Am schnellsten tritt die Wirkung unter Alfentanil und Remifentanil ein: Die Anschlagzeit wird mit 1 bis 1,5 Minuten angegeben. Bei Fentanyl beträgt sie 4 bis 5 Minuten, bei Sufentanil 2 bis 3 Minuten.
Wie lange die Wirkung der einzelnen Opioide nach Beendigung der Narkose anhält, hängt bei Fentanyl, Afentanil und Sufentanil entscheidend von der Infusionsdauer ab. Diese sogenannte Kontext-sensitive Halbwertszeit ist Abbildung 1 zu entnehmen. Lediglich für Remifentanil liegt sie unabhängig von der Infusionsdauer konstant bei 3 bis 4 Minuten. Verantwortlich dafür ist ein von der Leber- und Nierenfunktion unabhängiger und schneller Remifentanil-Abbau durch unspezifische Esterasen.
Damit weist Remifentanil von allen Anästhetika der Fentanylgruppe die beste intraoperative Steuerbarkeit auf. Verständlich, dass Anästhesisten auf diese Substanz ungern verzichten möchten.

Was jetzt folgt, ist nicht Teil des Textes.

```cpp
int32_t otr_label_smoothing_loss_fused(const float* logits, int64_t ld_logits, const int64_t* target, int64_t ld_target, int32_t L,
                                       int64_t R, int32_t V, float smoothing, int32_t pad_idx, const float* grad_scale, float* loss,
                                       void* dlogits, int32_t dlogits_dtype, int64_t ld_dlogits, float* scratch, uint32_t* ticket,
                                       void* stream);

int32_t otr_log_softmax(const float* x, float* y, int64_t R, int32_t V, void* stream);

int32_t otr_residual_add_fwd(const float* x, const void* a, int32_t a_dtype, float* y, int64_t n, float scale,
                             float p_drop, const uint64_t* seed, uint64_t rng_offset, void* stream);
// ... 197 lines not shown
```

opentransformer_amd/_lib.py:

```python
import ctypes as C
import os

_HERE = os.path.dirname(os.path.abspath(__file__))
_LIB_DIR = os.environ.get('OTR_LIB_DIR') or os.path.join(_HERE, 'lib')
LIB_PATHS = {'bf16': os.path.join(_LIB_DIR, 'libotrans_hip.so'), 'fp16': os.path.join(_LIB_DIR, 'libotrans_hip_f16.so')}
LIB_PATH = LIB_PATHS['bf16']

OTR_F32, OTR_BF16, OTR_F16 = 0, 1, 2
OTR_ABI_VERSION = 604
OTR_OPT_STATE_FLOATS = 528
ACT_NONE, ACT_RELU = 0, 1


class LinearDesc(C.Structure):
    _fields_ = [('M', C.c_int32), ('N', C.c_int32), ('K', C.c_int32),
                ('x_dtype', C.c_int32), ('w_dtype', C.c_int32), ('y_dtype', C.c_int32), ('compute', C.c_int32),
                ('ldx', C.c_int64), ('ldw', C.c_int64), ('ldy', C.c_int64),
                ('act', C.c_int32), ('accumulate', C.c_int32)]


class WgradItem(C.Structure):
    _fields_ = [('dy', C.c_void_p), ('x', C.c_void_p), ('dw', C.c_void_p), ('M', C.c_int32), ('N', C.c_int32),
                ('K', C.c_int32), ('ldy', C.c_int64), ('ldx', C.c_int64), ('ldw', C.c_int64),
                ('dy_dtype', C.c_int32), ('x_dtype', C.c_int32), ('dbias', C.c_void_p), ('overwrite', C.c_int32)]
# ... 109 lines not shown
    'otr_glu_fwd': [_P, _P, _I32, _I64, _I64, _P, _P],
    'otr_glu_bwd': [_P, _P, _P, _P, _I32, _I64, _I64, _P, _I32, _P],
    'otr_posenc_fwd': [_P, _P, _P, _I64, _I32, _I32, _F32, _P],
    'otr_posenc_mask_fwd': [_P, _P, _P, _I64, _I32, _I32, _F32, _P, _I64, _I64, _P, _P],
    'otr_embed_posenc_fwd': [_P, _P, _P, _P, _I64, _I32, _I32, _I32, _F32, _P],
    'otr_embed_posenc_fwd_ld': [_P, _I64, _P, _P, _P, _I64, _I32, _I32, _I32, _F32, _P],
    'otr_embed_bwd_ld': [_P, _I64, _I32, _P, _P, _I32, _P, _I64, _I32, _I32, _F32, _P],
    'otr_embed_bwd': [_P, _P, _P, _I64, _I32, _I32, _F32, _P],
    'otr_scale': [_P, _P, _I64, _P, _F32, _P],
    'otr_scale_cast': [_P, _P, _I64, _F32, _P],
    'otr_cast_f32_to_bf16': [_P, _P, _I64, _P],
    'otr_conv1_fwd': [C.POINTER(ConvDesc), _P, _P, _P, _P, _P],
    'otr_conv1_wgrad': [C.POINTER(ConvDesc), _P, _P, _P, _P, _P, _P],
    'otr_conv1_wgrad_partial_rows': [],
    'otr_conv2_fwd': [C.POINTER(ConvDesc), _P, _P, _P, _P, _P],
    'otr_conv12_fwd': [C.POINTER(ConvDesc), _P, _P, _P, _P, _P, _P, _P, _P],
    'otr_conv2_dgrad_cols': [C.POINTER(ConvDesc), _P, _P, _P, _P],
    'otr_conv2_col2im': [C.POINTER(ConvDesc), _P, _P, _P, _P],
    'otr_conv2_dgrad': [C.POINTER(ConvDesc), _P, _P, _P, _P, _P],
    'otr_conv2_wide_scratch_bytes': [],
    'otr_conv2_dgrad_wide': [C.POINTER(ConvDesc), _P, _P, _P, _P, _P, _I64, _P],
    'otr_debug_conv2_dgrad_plan': [C.POINTER(ConvDesc), _P],
    'otr_conv2_wgrad': [C.POINTER(ConvDesc), _P, _P, _P, _P, _I64, _P],
    'otr_relu_bwd': [_P, _P, _P, _I32, _I64, _P],
    'otr_relu_bwd_colsum_partial_rows': [_I64, _I32, _I32],
    'otr_relu_bwd_colsum': [_P, _P, _P, _P, _I32, _I64, _I32, _P],
    'otr_act_fwd': [_P, _P, _I32, _I64, _I32, _P],
    'otr_act_bwd': [_P, _P, _P, _I32, _I64, _I32, _P],
    'otr_label_smoothing_loss': [_P, _P, _I64, _I32, _F32, _I32, _P, _P, _P, _P],
    'otr_label_smoothing_loss_ld': [_P, _I64, _P, _I64, _I32, _F32, _I32, _P, _P, _I64, _P, _P],
    'otr_label_smoothing_loss_fused': [_P, _I64, _P, _I64, _I32, _I64, _I32, _F32, _I32, _P, _P, _P, _I32, _I64, _P, _P, _P],
    'otr_log_softmax': [_P, _P, _I64, _I32, _P],
    'otr_ctc_loss': [_P, _P, _I64, _P, _P, _I32, _I32, _I32, _I32, _I32, _P, _P, _P, _P, _P],
    'otr_ffn_fwd_split_slab': [_P, _P, _P, _P, _P, _P, _P, _I64, _I32, _I32, _P],
    'otr_ffn_bwd_split_slab': [_P, _P, _P, _P, _P, _P, _I64, _I32, _I32, _P],
    'otr_ln_bwd_proj_slabs': [_P, _P, _I32, _P, _P, _P, _P, _P, _P, _P, _P, _P, _I64, _P, _I64, _I32, _F32, C.c_uint64, _P],
    'otr_rb_linear_ln': [C.POINTER(DecLn), _P, _P, _P, _I32, _I64, _I64, _I32, _I32, _P],
    'otr_dec_self_fwd': [C.POINTER(DecLn), _I32, _I32, _P, _P, _P, _P, _P, _P, _P, _P],
    'otr_dec_self_step': [C.POINTER(DecLn), _I64, _P, _P, _P, _P, _P, _P, _P, _I32, _P, _P],
    'otr_dec_cross_fwd': [C.POINTER(DecLn), _I32, _I32, _P, _P, _P, _P, _I64, _I64, _I32, _I32, _P, _I32, _P, _P, _P, _P, _P],
    'otr_dec_cross_fwd_shared': [C.POINTER(DecLn), _I32, _I32, _P, _P, _P, _P, _I64, _I64, _I32, _I32, _P, _I32, _I32, _P, _P, _P, _P, _P],
    'otr_dec_ffn_hsave_bytes': [_I64, _I32],
    'otr_dec_ffn_fwd': [C.POINTER(DecLn), _I64, _P, _P, _P, _I32, _I32, _P, _P, _P],
    'otr_dec_ln': [C.POINTER(DecLn), _I64, _P],
    'otr_dec_self_step_pair': [C.POINTER(DecSelfStep), C.POINTER(DecSelfStep), _P],
    'otr_dec_ffn_fwd_pair': [C.POINTER(DecFfnFwd), C.POINTER(DecFfnFwd), _P],
# ... 116 lines not shown
```

opentransformer_amd/csrc/api.hip:

```cpp
#include <stdarg.h>
#include <stdio.h>
#include <stdlib.h>

#include <algorithm>
#include <vector>

#include "gemm_kernel.h"
#include "wgrad256.h"

static thread_local char g_err[512] = "";

void otr_set_error(const char* fmt, ...) {
  va_list ap;
  va_start(ap, fmt);
  vsnprintf(g_err, sizeof(g_err), fmt, ap);
  va_end(ap);
}

int32_t otr_check_launch(const char* what) {
  hipError_t e = hipGetLastError();
  if (e != hipSuccess) {
    otr_set_error("%s: launch failed: %s", what, hipGetErrorString(e));
    return (int32_t)e;
  }
// ... 369 lines not shown
}

extern "C" int32_t otr_conv2_dgrad_cols(const otr_conv_desc_t* d, const void* dact2, const void* w2r, void* dcol,
                                        void* stream) {
  GemmArgs a{};
  if (int32_t e = conv_geom(d, a.cg)) return e;
  OTR_REQUIRE(dact2 && w2r && dcol, "conv2_dgrad_cols: null pointer");
  a.A = dact2; a.B = w2r; a.C = dcol; a.bias = nullptr;
  a.M = d->B * d->T2 * d->F2; a.N = 9 * d->C1; a.K = d->C2;
  a.lda = d->C2; a.ldb = 9 * d->C1; a.ldc = 9 * d->C1;
  a.act = OTR_ACT_NONE; a.accumulate = 0;
  a.a_vec = kc_vec(dact2, a.lda, d->act_dtype);
  OTR_REQUIRE(dtype_ok(d->w_dtype), "conv2_dgrad_cols: bad w_dtype");
  a.b_vec = mc_vec(w2r, a.ldb, d->w_dtype, d->compute);
  return run_gemm(a, d->compute, d->act_dtype, d->w_dtype, d->act_dtype, MODE_KC, MODE_MC, stream);
}

extern "C" int32_t otr_conv2_wgrad(const otr_conv_desc_t* d, const void* dact2, const void* act1, float* dw2r,
                                   void* workspace, int64_t workspace_bytes, void* stream) {
  GemmArgs a{};
  if (int32_t e = conv_geom(d, a.cg)) return e;
  OTR_REQUIRE(dact2 && act1 && dw2r, "conv2_wgrad: null pointer");
  if (g_otr_conv2_wgrad256 && d->act_dtype == OTR_H16 && d->compute == OTR_H16) {
    const int32_t rc = wgrad256_conv_launch(dact2, act1, dw2r, d->B, d->T1, d->F1, d->T2, d->F2, d->C1, d->C2, workspace, workspace_bytes,
                                            (hipStream_t)stream);
    if (rc != 1) return rc;
  }
  a.A = dact2; a.B = act1; a.C = dw2r; a.bias = nullptr;
  a.M = d->C2; a.N = 9 * d->C1; a.K = d->B * d->T2 * d->F2;
  a.lda = d->C2; a.ldb = 0; a.ldc = 9 * d->C1;
  a.act = OTR_ACT_NONE; a.accumulate = 0;
  a.a_vec = mc_vec(dact2, a.lda, d->act_dtype, d->compute);
  a.b_vec = ((uintptr_t)act1 % 16 == 0);
  a.allow_split = 1; a.ws = (float*)workspace; a.ws_bytes = workspace_bytes; a.trace = g_otr_trace;
  return run_gemm(a, d->compute, d->act_dtype, d->act_dtype, OTR_F32, MODE_MC, MODE_IM2M, stream);
}
```

opentransformer_amd/csrc/wgrad256.h:

```cpp
#pragma once
#include <hip/hip_runtime.h>
#include <stdint.h>

#include "common.h"

constexpr int W256_MAX_PROBS = 56;

struct W256Item {
  const void* dy;
  const void* x;
  float* dw;
  float* dbias;
  int M, N, K;
  int64_t ldy, ldx, ldw;
  int overwrite;
};

struct W256Prob {
  const uint16_t* dy;
  const uint16_t* x;
  float* dw;
  float* dbias;
  int start;
  int M, N, K, ldy, ldx, ldw;
  int flag0;
};

struct W256Args {
  W256Prob p[W256_MAX_PROBS];
  int total, chunk;
  int mode, nfull, rem_tiles, parts;
  int nprob, spin_limit;
  int cT1, cF1, cT2, cF2, cC1;
  FastDiv cdivF2, cdivT2;
  float* split_ws;
  int* flags;
  const void* zeros;
  int* fault;
};

int32_t wgrad256_launch(const W256Item* items, int n, void* workspace, int64_t workspace_bytes, int grid_cap, hipStream_t s);
int64_t wgrad256_workspace_bytes(const W256Item* items, int n);
int32_t wgrad256_conv_launch(const void* g2, const void* act1, float* dw2r, int B, int T1, int F1, int T2, int F2, int C1, int C2,
                             void* workspace, int64_t workspace_bytes, hipStream_t s);
```

opentransformer_amd/csrc/wgrad256.hip:

```cpp
#include "common.h"
#include "wgrad256.h"

#include <algorithm>

namespace {

typedef short v4s __attribute__((ext_vector_type(4)));
typedef __attribute__((address_space(3))) v4s lds_v4s;

constexpr int SLAB_ROWS = 16;
constexpr int SLAB_BYTES = 16384;
constexpr int RING = 8, AHEAD = 6;
constexpr int LDS_BYTES = RING * SLAB_BYTES;

__device__ __forceinline__ uint2 tr_read(uint32_t lds_addr) {
  v4s r = __builtin_amdgcn_ds_read_tr16_b64_v4i16((lds_v4s*)(uintptr_t)lds_addr);
  return __builtin_bit_cast(uint2, r);
}

struct Frags {
  uint4 a[4], b[2];
};

__device__ __forceinline__ void read_frags_lo(Frags& f, uint32_t slab_addr, uint32_t a_off, uint32_t b_off) {
// ... 24 lines not shown
#else
  typedef __bf16 hv2 __attribute__((ext_vector_type(2)));
  const hv2 one = {(__bf16)1.f, (__bf16)1.f};
#define W256_DOT(w, c) __builtin_amdgcn_fdot2_f32_bf16(__builtin_bit_cast(hv2, w), one, c, false)
#endif
#pragma unroll
  for (int a = 0; a < 4; ++a) {
    cs[a] = W256_DOT(f.a[a].x, cs[a]);
    cs[a] = W256_DOT(f.a[a].y, cs[a]);
    cs[a] = W256_DOT(f.a[a].z, cs[a]);
    cs[a] = W256_DOT(f.a[a].w, cs[a]);
  }
#undef W256_DOT
}

struct Stager {
  const unsigned char* base_a;
  const unsigned char* base_b;
  int64_t step_a, step_b;
  int row0, M;
  bool col_a, col_b;
  const unsigned char* zeros;
  uint32_t dst;
  int cT1, cF1, cT2, cF2, kh, kw;
  int64_t pix_bytes;
  FastDiv divF2, divT2;
  template <bool NTA, bool NTB, bool CONV = false> __device__ __forceinline__ void issue(int slab, int slot) {
    const bool ok = slab * SLAB_ROWS + row0 < M;
    const unsigned char* pa = ok && col_a ? base_a + slab * step_a : zeros;
    const unsigned char* pb;
    if constexpr (CONV) {
      const uint32_t m = (uint32_t)(slab * SLAB_ROWS + row0);
      const uint32_t t = fdiv(m, divF2), f2 = m - t * (uint32_t)cF2, b = fdiv(t, divT2), t2 = t - b * (uint32_t)cT2;
      const int fin = 2 * (int)f2 + kw - 1;
      const bool in = ok && col_b && fin >= 0 && fin < cF1;
      pb = in ? base_b + (((int64_t)b * cT1 + 2 * (int)t2 + kh) * cF1 + fin) * pix_bytes : zeros;
    } else {
      pb = ok && col_b ? base_b + slab * step_b : zeros;
    }
    lds_dma<NTA>(pa, (uint32_t)(slot * SLAB_BYTES) + dst);
    lds_dma<NTB>(pb, (uint32_t)(slot * SLAB_BYTES) + 8192u + dst);
  }
};
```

Remifentanil wird von verschiedenen Herstellern angeboten. Marktführer ist Glaxo Smith Kline (GSK) mit dem Präparat Ultiva®. Er soll laut BfArM 80% des Marktes abdecken und ist derzeit nur eingeschränkt lieferfähig. Auf Anfrage teilte der Hersteller mit, dass man aufgrund einer hohen Nachfrage und begrenzten Produktionskapazitäten derzeit nicht den gesamten deutschen Bedarf abdecken könne und nur eingeschränkt lieferfähig sei. Dieses sei unter anderem der Tatsache geschuldet, dass Remifentanil mittlerweile patentfrei ist und es seit 2011 in Deutschland mindestens drei generische Produkte gibt. GSK gibt an, derzeit viele Kliniken mit den verfügbaren Präparaten direkt zu beliefern und sich zu bemühen, weitere Mengen breitestmöglich zur Verfügung zu stellen. Für Mai/Juni seien weitere Lieferungen angekündigt.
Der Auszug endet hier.